753-Data-Sync/README.md

195 lines
6.2 KiB
Markdown

![753 Data Sync logo](https://git.nickhepler.cloud/nick/753-Data-Sync/raw/branch/master/logo.png)
# 753 Data Sync
*A Python-based data ingestion tool for syncing enforcement data from a public API to ArcGIS Online.*
![Gitea Release](https://img.shields.io/gitea/v/release/nick/753-Data-Sync?gitea_url=https%3A%2F%2Fgit.nickhepler.cloud%2F&style=for-the-badge&logo=Python)

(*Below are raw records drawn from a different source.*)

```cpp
struct KmerArgs {
	const uint64_t* common; const uint64_t* common_off;
	uint64_t* sorted; uint32_t* tab;
	uint32_t* kanch;
	uint32_t* k_n; uint32_t* k_tot; uint8_t* k_use;
	uint64_t base;
	uint32_t k; ModTest mt;
};
__device__ inline uint32_t oriented_sym(const Arena& R, uint64_t wb, uint32_t len, bool rev, uint32_t pos)
{
	const uint32_t p = rev ? len - 1 - pos : pos;
	const uint32_t b = (uint32_t)(R.packed[wb + (p >> 5)] >> (62 - 2 * (p & 31))) & 3u;
	return rev ? 3u - b : b;
}
__device__ inline void kmer_occurrences(const Arena& A, uint64_t wb, uint32_t len, uint32_t k, const ModTest& mt, const uint64_t* sorted, uint32_t n, uint32_t* cntF, uint32_t* posF, uint32_t* cntR, uint32_t* posR)
{
	for (uint32_t i = 0; i < n; ++i) { cntF[i] = cntR[i] = 0; posF[i] = posR[i] = 0; }
	if (len < k) return;
	const uint64_t mask = (1ULL << (2 * k)) - 1; uint64_t f = 0, r = 0;
	for (uint32_t p = 0; p < len; ++p)
	{
		const uint64_t b = (A.packed[wb + (p >> 5)] >> (62 - 2 * (p & 31))) & 3u;
		f = ((f << 2) + b) & mask; r = (r >> 2) + ((3 - b) << (2 * (k - 1)));
		if (p + 1 < k) continue;
		const uint64_t can = f < r ? f : r;
		if (!mod_is_zero(hash_mm(can), mt)) continue;
		uint32_t lo = 0, hi = n;
		while (lo < hi) { const uint32_t mid = (lo + hi) >> 1; if (sorted[mid] < can) lo = mid + 1; else hi = mid; }
		if (lo >= n || sorted[lo] != can) continue;
		if (f == can) { ++cntF[lo]; posF[lo] = p + 1 - k; } else { ++cntR[lo]; posR[lo] = p + 1 - k; }
	}
}
__device__ inline uint32_t kmer_anchor_chain(const Arena& A, uint64_t ewb, uint32_t elen, const Arena& R, uint64_t rwb, uint32_t rlen, bool rev, uint32_t k,
// ... 199 lines not shown
	HIP_TRY(ctx, hipSetDevice(ctx->device));
	const uint32_t nr = reads->n_reads, m = anchor_len;
	cl_anchors* X = new cl_anchors(); X->ctx = ctx; X->n_reads = nr; X->c = c;
	std::unique_ptr<cl_anchors> guard(X);
	DEV_ALLOC(ctx, X->n_cands, nr); DEV_ALLOC(ctx, X->cand, (uint64_t)nr * c * 4); DEV_ALLOC(ctx, X->cand_off, (uint64_t)nr * c + 1);
	Arena A{ reads->packed.p, reads->word_off.p, reads->lens.p }, R{ refs->packed.p, refs->word_off.p, refs->lens.p };
	std::vector<uint32_t> h_len(nr);
	if (nr) HIP_TRY(ctx, hipMemcpy(h_len.data(), reads->lens.p, (uint64_t)nr * 4, hipMemcpyDeviceToHost));
	auto bits_for = [](uint64_t v) -> uint32_t { uint32_t b = 1; while ((1ull << b) <= v) ++b; return b; };
	uint32_t max_ref_len = 0;
	if (refs->n_reads)
	{
		std::vector<uint32_t> rl(refs->n_reads);
		HIP_TRY(ctx, hipMemcpy(rl.data(), refs->lens.p, (uint64_t)refs->n_reads * 4, hipMemcpyDeviceToHost));
		for (uint32_t l : rl) max_ref_len = std::max(max_ref_len, l);
	}
	const uint32_t pr_bits = bits_for(max_ref_len);
	const uint64_t BATCH_BASES = 1ull << 28;
	std::vector<DevBuf<uint32_t>> chunks; std::vector<uint64_t> chunk_n;
	uint64_t total_anchors = 0;
	double pairs_per_base = 0.5;
	struct TableBatch {
		uint32_t r0 = 0, r1 = 0, pe = 1; uint64_t acc = 0, nsum = 0;
		DevBuf<uint32_t> n_distinct, next, err; DevBuf<uint64_t> toff, noff; DevBuf<EncSlot> slots; DevBuf<uint2> bins;
		std::vector<uint2> h_work; DevBuf<uint2> work;
		struct SideSync { hipStream_t s = nullptr; ~SideSync() { if (s) (void)hipStreamSynchronize(s); } } sync;
	};
	HIP_TRY(ctx, cl_side_stream(ctx, ctx->side));
	constexpr uint32_t LDS_N_A = 12288, LDS_N_B = 24576, LDS_NT = 1024;
	uint32_t lds_max_n = 0;
	if (const char* e = getenv("COLORD_HIP_ANCHORS_LDS")) lds_max_n = atoi(e) <= 0 ? 0u : (uint32_t)atoi(e) <= LDS_N_A ? LDS_N_A : LDS_N_B;
	const uint32_t match_seg = getenv("COLORD_HIP_MATCH_SEG") ? (uint32_t)std::max(0, atoi(getenv("COLORD_HIP_MATCH_SEG"))) : 16384u;
	const uint32_t lds_dbg = getenv("COLORD_HIP_LDS_DBG") ? (uint32_t)atoi(getenv("COLORD_HIP_LDS_DBG")) : 0u;
	auto prepare = [&](uint32_t r0, std::unique_ptr<TableBatch>& out) -> cl_status {
		out = std::make_unique<TableBatch>();
		TableBatch& B = *out;
		uint32_t r1 = r0; uint64_t acc = 0;
		uint32_t mx = 0;
		while (r1 < nr && (r1 == r0 || acc + h_len[r1] <= BATCH_BASES))
		{
			const uint32_t pe = bits_for(std::max(mx, h_len[r1]));
			if (r1 > r0 && pe + pr_bits + bits_for((r1 - r0 + 1) * 2 * c) > 64) break;
			mx = std::max(mx, h_len[r1]); acc += h_len[r1]; ++r1;
		}
		B.r0 = r0; B.r1 = r1; B.acc = acc; B.pe = bits_for(mx);
		for (uint32_t r = r0; r < r1; ++r)
			for (uint32_t sg = 0, ns = match_segments(h_len[r] >= m ? h_len[r] - m + 1 : 0, match_seg); sg < ns; ++sg) B.h_work.push_back(make_uint2(r - r0, sg));
		if (B.pe + pr_bits + bits_for((r1 - r0) * 2 * c) > 64) return cl_fail(ctx, CL_E_UNSUPPORTED, "cl_anchor_candidates: a read and its candidates are too long for 64-bit match keys");
		const uint32_t nb = r1 - r0;
		const uint32_t table_x4 = 8;
		LaunchOn on(ctx, ctx->side);
		B.sync.s = ctx->side;
		DevBuf<uint32_t> tsize, nsize, err; DEV_ALLOC(ctx, tsize, nb); DEV_ALLOC(ctx, nsize, nb); DEV_ALLOC(ctx, err, 1); DEV_ALLOC(ctx, B.n_distinct, nb);
		HIP_TRY(ctx, hipMemsetAsync(err.p, 0, 4, ctx->side));
		LAUNCH(ctx, k_table_sizes, grid_for(nb, 256), 256, (const uint32_t*)reads->lens.p, (const uint8_t*)reads->has_n.p, d_cand_n, r0, r1, m, table_x4, lds_max_n, tsize.p, nsize.p, err.p);
		DEV_ALLOC(ctx, B.toff, (uint64_t)nb + 1); DEV_ALLOC(ctx, B.noff, (uint64_t)nb + 1);
		uint64_t tsum = 0;
		CL_TRY(dev_exclusive_scan_u64(ctx, tsize.p, B.toff.p, nb, &tsum));
		CL_TRY(dev_exclusive_scan_u64(ctx, nsize.p, B.noff.p, nb, &B.nsum));
		uint32_t herr = 0; HIP_TRY(ctx, hipMemcpyAsync(&herr, err.p, 4, hipMemcpyDeviceToHost, ctx->side)); HIP_TRY(ctx, hipStreamSynchronize(ctx->side));
		DEV_ALLOC(ctx, B.slots, tsum); DEV_ALLOC(ctx, B.next, B.nsum); DEV_ALLOC(ctx, B.bins, B.nsum); DEV_ALLOC(ctx, B.err, 1);
		DEV_ALLOC(ctx, B.work, B.h_work.size() + 1);
		if (!B.h_work.empty()) HIP_TRY(ctx, hipMemcpyAsync(B.work.p, B.h_work.data(), B.h_work.size() * sizeof(uint2), hipMemcpyHostToDevice, ctx->side));
		HIP_TRY(ctx, hipMemsetAsync(B.n_distinct.p, 0, (uint64_t)nb * 4, ctx->side));
		HIP_TRY(ctx, hipMemsetAsync(B.err.p, 0, 4, ctx->side));
		EncTable T{ B.slots.p, B.toff.p, B.next.p, B.noff.p };
// ... 24 lines not shown
			DEV_ALLOC(ctx, pairs, cap);
			HIP_TRY(ctx, hipMemsetAsync(d_np.p, 0, 32, ctx->stream));
			if (lds_max_n)
			{
				LAUNCH_NAMED(ctx, "k_match_lds<12288>", (k_match_lds<LDS_N_A, 2048, LDS_NT, 8>), nb, LDS_NT, A, R, cfg, 0u, (const uint8_t*)reads->has_n.p, d_cand_refs, d_cand_n, n_distinct.p, nb, d_np.p, cap, pairs.p, lds_dbg);
				if (lds_max_n > LDS_N_A)
					LAUNCH_NAMED(ctx, "k_match_lds<24576>", (k_match_lds<LDS_N_B, 4096, LDS_NT, 4>), nb, LDS_NT, A, R, cfg, LDS_N_A, (const uint8_t*)reads->has_n.p, d_cand_refs, d_cand_n, n_distinct.p, nb, d_np.p, cap, pairs.p, lds_dbg);
			}
			LAUNCHB(ctx, 0.0, k_match, (uint32_t)cur->h_work.size(), 256, A, R, T, cfg, d_cand_refs, d_cand_n, (const uint32_t*)n_distinct.p, (const uint2*)cur->work.p, (uint32_t)cur->h_work.size(), match_seg, d_np.p, cap, pairs.p);
			HIP_TRY(ctx, hipGetLastError());
			unsigned long long h_np2[2] = { 0, 0 };
			HIP_TRY(ctx, hipMemcpyAsync(h_np2, d_np.p, 16, hipMemcpyDeviceToHost, ctx->stream));
			if (r1 < nr && !nxt) CL_TRY(prepare(r1, nxt));
			HIP_TRY(ctx, hipStreamSynchronize(ctx->stream));
			const unsigned long long h_np = h_np2[0];
			n_pairs = h_np;
			if (ctx->timing && !ctx->pending_bytes.empty()) ctx->pending_bytes.back() = (double)h_np2[1] * 8.25 + (double)std::min<uint64_t>(h_np, cap) * 8.0;
			if (getenv("COLORD_HIP_ANCHOR_DEBUG")) fprintf(stderr, "[anchors] batch reads %u..%u bases %llu: pairs %llu cap %llu\n", r0, r1, (unsigned long long)acc, h_np, (unsigned long long)cap);
			if (n_pairs >= (1ull << 32)) return cl_fail(ctx, CL_E_UNSUPPORTED, "cl_anchor_candidates: batch produces >= 2^32 match pairs");
			if (n_pairs <= cap) break;
			cap = n_pairs;
		}
		if (acc) pairs_per_base = std::max(pairs_per_base, (double)n_pairs / (double)acc);
		DevBuf<int> tf, ts, pred; DEV_ALLOC(ctx, tf, n_pairs); DEV_ALLOC(ctx, ts, n_pairs); DEV_ALLOC(ctx, pred, n_pairs);
		DevBuf<uint32_t> anch; DEV_ALLOC(ctx, anch, 3 * n_pairs);
		DevBuf<uint32_t> t_nanch, t_tot; DEV_ALLOC(ctx, t_nanch, n_tasks); DEV_ALLOC(ctx, t_tot, n_tasks);
		if (n_pairs)
		{
			uint32_t tb = 1; while ((1ull << tb) < n_tasks) ++tb;
			CL_TRY(dev_sort_pairs(ctx, pairs.p, nullptr, n_pairs, 0, cfg.pe + cfg.pr + tb));
		}
		LAUNCH(ctx, k_task_pairs, grid_for((uint64_t)n_tasks + 1, 256), 256, (const uint64_t*)pairs.p, n_pairs, A, cfg, (const uint32_t*)n_distinct.p, n_tasks, pair_off.p, pair_cnt.p);
		LAUNCHB(ctx, n_pairs * 32.0, k_lis_anchors, grid_for(n_tasks, 64), 64, A, R, cfg, d_cand_refs, n_tasks, (const uint64_t*)pair_off.p, (const uint32_t*)pair_cnt.p, (const uint64_t*)pairs.p,
			tf.p, ts.p, pred.p, anch.p, t_nanch.p, t_tot.p, (uint32_t)(getenv("COLORD_HIP_LIS_DBG") ? atoi(getenv("COLORD_HIP_LIS_DBG")) : 0));
		HIP_TRY(ctx, hipGetLastError());
		const uint64_t n_slots = (uint64_t)nb * c;
		DevBuf<uint64_t> k_sorted; DevBuf<uint32_t> k_tab, kanch, k_n, k_tot; DevBuf<uint8_t> k_use;
		uint64_t common_base = 0;
		if (hifi)
		{
			uint64_t hb[2] = { 0, 0 };
			HIP_TRY(ctx, hipMemcpy(&hb[0], d_common_off + (uint64_t)r0 * c, 8, hipMemcpyDeviceToHost));
			HIP_TRY(ctx, hipMemcpy(&hb[1], d_common_off + (uint64_t)r1 * c, 8, hipMemcpyDeviceToHost));
			common_base = hb[0];
			const uint64_t nk = hb[1] - hb[0];
			DEV_ALLOC(ctx, k_sorted, nk + 1); DEV_ALLOC(ctx, k_tab, 8 * nk + 8); DEV_ALLOC(ctx, kanch, 6 * nk + 6);
			DEV_ALLOC(ctx, k_n, 2 * n_slots); DEV_ALLOC(ctx, k_tot, 2 * n_slots); DEV_ALLOC(ctx, k_use, n_slots);
			KmerArgs ka{ d_common, d_common_off, k_sorted.p, k_tab.p, kanch.p, k_n.p, k_tot.p, k_use.p, common_base, kmer_len, make_modtest(modulo) };
			LAUNCH(ctx, k_kmer_anchors, grid_for(n_slots, 64), 64, A, R, cfg, d_cand_refs, d_cand_n, (const uint8_t*)reads->has_n.p, (const uint32_t*)n_distinct.p, ka);
			HIP_TRY(ctx, hipGetLastError());
		}
		DevBuf<uint32_t> o_task, o_count; DEV_ALLOC(ctx, o_task, n_slots); DEV_ALLOC(ctx, o_count, n_slots);
		LAUNCH(ctx, k_select, grid_for(nb, 128), 128, cfg, d_cand_refs, d_cand_n, min_anchors, (const uint32_t*)t_nanch.p, (const uint32_t*)t_tot.p,
			(const uint8_t*)(hifi ? k_use.p : nullptr), (const uint32_t*)k_n.p, (const uint32_t*)k_tot.p,
			X->n_cands.p, X->cand.p, o_task.p, o_count.p);
		DevBuf<uint64_t> slot_off; DEV_ALLOC(ctx, slot_off, n_slots + 1);
		uint64_t n_here = 0;
		CL_TRY(dev_exclusive_scan_u64(ctx, o_count.p, slot_off.p, n_slots, &n_here));
		DevBuf<uint32_t> chunk; DEV_ALLOC(ctx, chunk, 3 * n_here);
		LAUNCH(ctx, k_copy_fix, grid_for(n_slots, 128), 128, (const uint32_t*)o_task.p, (const uint64_t*)slot_off.p, n_slots, (const uint64_t*)pair_off.p,
			(const uint32_t*)anch.p, (uint64_t)0, chunk.p, cfg, (const uint32_t*)kanch.p, d_common_off, common_base);
		HIP_TRY(ctx, hipMemcpyAsync(X->cand_off.p + (uint64_t)r0 * c, slot_off.p, n_slots * 8, hipMemcpyDeviceToDevice, ctx->stream));
		if (total_anchors) LAUNCH(ctx, k_add_u64, grid_for(n_slots, 256), 256, X->cand_off.p + (uint64_t)r0 * c, n_slots, total_anchors);
		HIP_TRY(ctx, hipGetLastError());
		HIP_TRY(ctx, hipStreamSynchronize(ctx->stream));
		chunks.push_back(std::move(chunk)); chunk_n.push_back(n_here);
		total_anchors += n_here;
		cur = std::move(nxt);
	}
	X->n_anchors = total_anchors;
	DEV_ALLOC(ctx, X->anchors, 3 * total_anchors);
	uint64_t o = 0;
	for (size_t i = 0; i < chunks.size(); ++i)
	{
		if (chunk_n[i]) HIP_TRY(ctx, hipMemcpyAsync(X->anchors.p + 3 * o, chunks[i].p, chunk_n[i] * 12, hipMemcpyDeviceToDevice, ctx->stream));
		o += chunk_n[i];
	}
	HIP_TRY(ctx, hipMemcpyAsync(X->cand_off.p + (uint64_t)nr * c, &total_anchors, 8, hipMemcpyHostToDevice, ctx->stream));
	HIP_TRY(ctx, hipStreamSynchronize(ctx->stream));
	cl_timing_collect(ctx);
	*out = guard.release();
	return CL_OK;
}
extern "C" void cl_anchors_free(cl_anchors* a) { delete a; }
extern "C" uint64_t cl_anchors_total(const cl_anchors* a) { return a->n_anchors; }
extern "C" const uint32_t* cl_anchors_n_cands(const cl_anchors* a) { return a->n_cands.p; }
extern "C" const uint32_t* cl_anchors_cands(const cl_anchors* a) { return a->cand.p; }
extern "C" const uint64_t* cl_anchors_cand_offsets(const cl_anchors* a) { return a->cand_off.p; }
extern "C" const uint32_t* cl_anchors_data(const cl_anchors* a) { return a->anchors.p; }
```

![Enhancements](https://img.shields.io/gitea/issues/open/nick/753-Data-Sync?gitea_url=https%3A%2F%2Fgit.nickhepler.cloud%2F&labels=enhancement&style=for-the-badge&logo=Gitea&label=Enhancements)
![Defects](https://img.shields.io/gitea/issues/open/nick/753-Data-Sync?gitea_url=https%3A%2F%2Fgit.nickhepler.cloud%2F&labels=bug&style=for-the-badge&logo=Gitea&label=Defects)
---
## 🚀 Overview
This script fetches enforcement data from an external API, truncates a specified feature layer in ArcGIS, and adds the fetched data as features to the layer. It also logs the operation, saves data to JSON files, and optionally purges old files. Additionally, it supports reloading data from a JSON file without making API calls.
---
## 📦 Requirements
- Python 3.6 or higher (if using the Python script)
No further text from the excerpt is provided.